Wie Reise‑eSIMs das Problem lösen
Digitale SIM‑Profile ermöglichen es, schon vor Abflug einen lokalen Datentarif aufzuspielen, der sich nach Land und Netz automatisch verbindet. Das reduziert den Aufwand am Flughafen und vermeidet teure Roaming‑Kosten.
| Anbieter (Beispiel) | Abdeckung | Hauptmerkmal | Preisbeispiel |
|---|---|---|---|
| Airalo | Über 200 Länder | Großes Landesspektrum, App‑Support | Preise variieren nach Region, oft flexible Kurzpakete |
| Holafly | Mehrere hundert Länder | Optionen mit unbegrenztem Datenvolumen in einigen Regionen | Unbegrenzte Kurzpakete für touristische Destinationen |
| Saily / weitere Anbieter | ~190–200 Länder | Sicherheitsfunktionen, unterschiedliche Tarifmodelle | Kleine Datenpakete für Kurzreisen bis hin zu Monatsoptionen |
Der Tableauszug soll einen kompakten Eindruck geben — konkrete Preise und Paketdetails variieren stark nach Region und Anbieter. Nutzer sollten vor der Buchung prüfen, ob das eigene Gerät eSIM‑fähig ist und ob lokale Netze in der Zielregion zuverlässig sind.
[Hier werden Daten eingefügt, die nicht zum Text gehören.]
extern "C" int ltxmi_attention_fwd_bf16(const ltxmi_attn_args* a, void* stream) {
    LTXMI_REQUIRE(a && a->q && a->k && a->v && a->o, LTXMI_ERR_INVALID_ARG, "ltxmi_attention_fwd_bf16: NULL argument");
    LTXMI_REQUIRE(a->B > 0 && a->H > 0 && a->Lq > 0 && a->Lk > 0, LTXMI_ERR_INVALID_ARG,
                  "ltxmi_attention_fwd_bf16: non-positive shape B=%d H=%d Lq=%d Lk=%d", a->B, a->H, a->Lq, a->Lk);
    LTXMI_REQUIRE(a->head_dim == 64 || a->head_dim == 128, LTXMI_ERR_UNSUPPORTED,
                  "ltxmi_attention_fwd_bf16: head_dim %d not in {64, 128}", a->head_dim);
    const int64_t strides[] = {a->q_stride_b, a->q_stride_l, a->k_stride_b, a->k_stride_l,
                               a->v_stride_b, a->v_stride_l, a->o_stride_b, a->o_stride_l};
    for (int64_t s : strides)
        LTXMI_REQUIRE(s % 8 == 0, LTXMI_ERR_UNSUPPORTED, "ltxmi_attention_fwd_bf16: strides must be multiples of 8 elements");
    LTXMI_REQUIRE((((uintptr_t)a->q | (uintptr_t)a->k | (uintptr_t)a->v | (uintptr_t)a->o) & 15) == 0,
                  LTXMI_ERR_UNSUPPORTED, "ltxmi_attention_fwd_bf16: q/k/v/o must be 16-byte aligned");
    LTXMI_REQUIRE((int64_t)a->B * a->H * ((a->Lq + Q_PER_WG - 1) / Q_PER_WG) < (1ll << 31), LTXMI_ERR_UNSUPPORTED,
                  "ltxmi_attention_fwd_bf16: grid too large");
    AttnParams p;
    p.q = (const uint16_t*)a->q; p.q_sb = a->q_stride_b; p.q_sl = a->q_stride_l;
    p.k = (const uint16_t*)a->k; p.k_sb = a->k_stride_b; p.k_sl = a->k_stride_l;
    p.v = (const uint16_t*)a->v; p.v_sb = a->v_stride_b; p.v_sl = a->v_stride_l;
    p.o = (uint16_t*)a->o; p.o_sb = a->o_stride_b; p.o_sl = a->o_stride_l;
    p.bias = a->key_bias; p.bias_sb = a->bias_stride_b;
    p.B = a->B; p.H = a->H; p.Lq = a->Lq; p.Lk = a->Lk;
    p.scale_log2e = a->softmax_scale * LOG2E;
    p.q_tiles = (a->Lq + Q_PER_WG - 1) / Q_PER_WG;
    p.q_ss = a->q_rowsumsq; p.q_ss_sb = a->q_rowsumsq_stride_b; p.q_ss_sl = a->q_rowsumsq_stride_l;
    p.q_ss_n = a->q_rowsumsq_blocks;
    p.q_rstd = a->q_rstd; p.q_rstd_sb = a->q_rstd_stride_b; p.q_rstd_sl = a->q_rstd_stride_l;
    p.q_w = (const uint16_t*)a->q_norm_weight; p.q_eps = a->q_norm_eps;
    p.rope_cos = (const uint16_t*)a->rope_cos; p.rope_sin = (const uint16_t*)a->rope_sin;
    p.rope_sb = a->rope_stride_b; p.rope_sl = a->rope_stride_l;
    p.o_seg = a->o_segment_len; p.o_sseg = a->o_stride_segment;
// ... 6 lines not shown
                          (a->B == 1 ? a->lse_stride_b >= 0 : a->lse_stride_b >= (int64_t)a->H * a->lse_stride_h),
                      LTXMI_ERR_INVALID_ARG,
                      "ltxmi_attention_fwd_bf16: lse must be 4-byte aligned with lse_stride_h >= Lq and lse_stride_b >= H * lse_stride_h");
    if (a->q_rowsumsq || a->q_rstd) {
        LTXMI_REQUIRE(a->q_norm_weight && (((uintptr_t)a->q_norm_weight) & 15) == 0 &&
                          (a->q_rstd ? (((uintptr_t)a->q_rstd) & 3) == 0
                                     : (a->q_rowsumsq_blocks == a->H * a->head_dim / 64 && (((uintptr_t)a->q_rowsumsq) & 3) == 0)),
                      LTXMI_ERR_INVALID_ARG, "ltxmi_attention_fwd_bf16: bad q_rowsumsq / q_rstd / q_norm_weight geometry");
        LTXMI_REQUIRE((a->rope_cos == nullptr) == (a->rope_sin == nullptr), LTXMI_ERR_INVALID_ARG,
                      "ltxmi_attention_fwd_bf16: rope_cos and rope_sin must both be given or both be NULL");
        if (a->rope_cos)
            LTXMI_REQUIRE((((uintptr_t)a->rope_cos | (uintptr_t)a->rope_sin) & 15) == 0 && a->rope_stride_l % 8 == 0 &&
                              a->rope_stride_b % 8 == 0,
                          LTXMI_ERR_INVALID_ARG, "ltxmi_attention_fwd_bf16: RoPE tables must be 16-byte aligned rows");
    }
    hipStream_t s = (hipStream_t)stream;
    switch (attn_select(a->B, a->H, a->Lq, a->Lk, a->head_dim, a->key_bias != nullptr, a->k_stride_l, a->v_stride_l)) {
        case ATTN_DH64: return launch<64, false, 1>(p, s);
        case ATTN_DH64_BIAS: return launch<64, true, 1>(p, s);
        case ATTN_DH64_QB2: return launch<64, false, ATTN_QB_BIG>(p, s);
        case ATTN_PIPE: return launch_attn_pipe(p, s);
        case ATTN_DH128: return launch<128, false, 1>(p, s);
        case ATTN_DH128_BIAS: return launch<128, true, 1>(p, s);
        case ATTN_PIPE128: return launch_attn_pipe128(p, s);
        case ATTN_CROSS: return launch_attn_cross(p, s);
    }
}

Praktische Hinweise für Reisende:
- eSIM bereits vor Abreise installieren und Tarif bestätigen.
- Kompatibilität des Smartphones prüfen (eSIM‑Support, entsperrter Bootloader nicht erforderlich).
- Offline‑Karten herunterladen und Standortfreigabe für Notfälle aktivieren.
- Datenvolumen realistisch planen — Streaming im Outback kostet schnell Daten.
Was das für Regionen und Anbieter bedeutet
Mehr Nachfrage nach Off‑Grid‑Reisen verändert nicht nur Buchungsportale, sondern auch die Erwartungen an lokale Infrastruktur. Destinationen müssen Basis‑Konnektivität, Informationssysteme und Notfallketten besser organisieren — sonst können Sicherheit und touristische Zufriedenheit leiden.
Für Anbieter von Mobilfunktarifen und eSIMs entsteht eine Chance: Wer verlässliche, transparente Tarife und gute lokale Zusammenarbeit mit Netzbetreibern bietet, gewinnt in einem wachsenden Marktsegment.
Stand: Juni 2026 — die Daten stammen aus der Nutzerauswertung von Airalo; sie geben einen aktuellen Einblick in Reisepräferenzen und die wachsende Bedeutung digitaler Verbindung auch dort, wo Menschen Abstand vom Massentourismus suchen.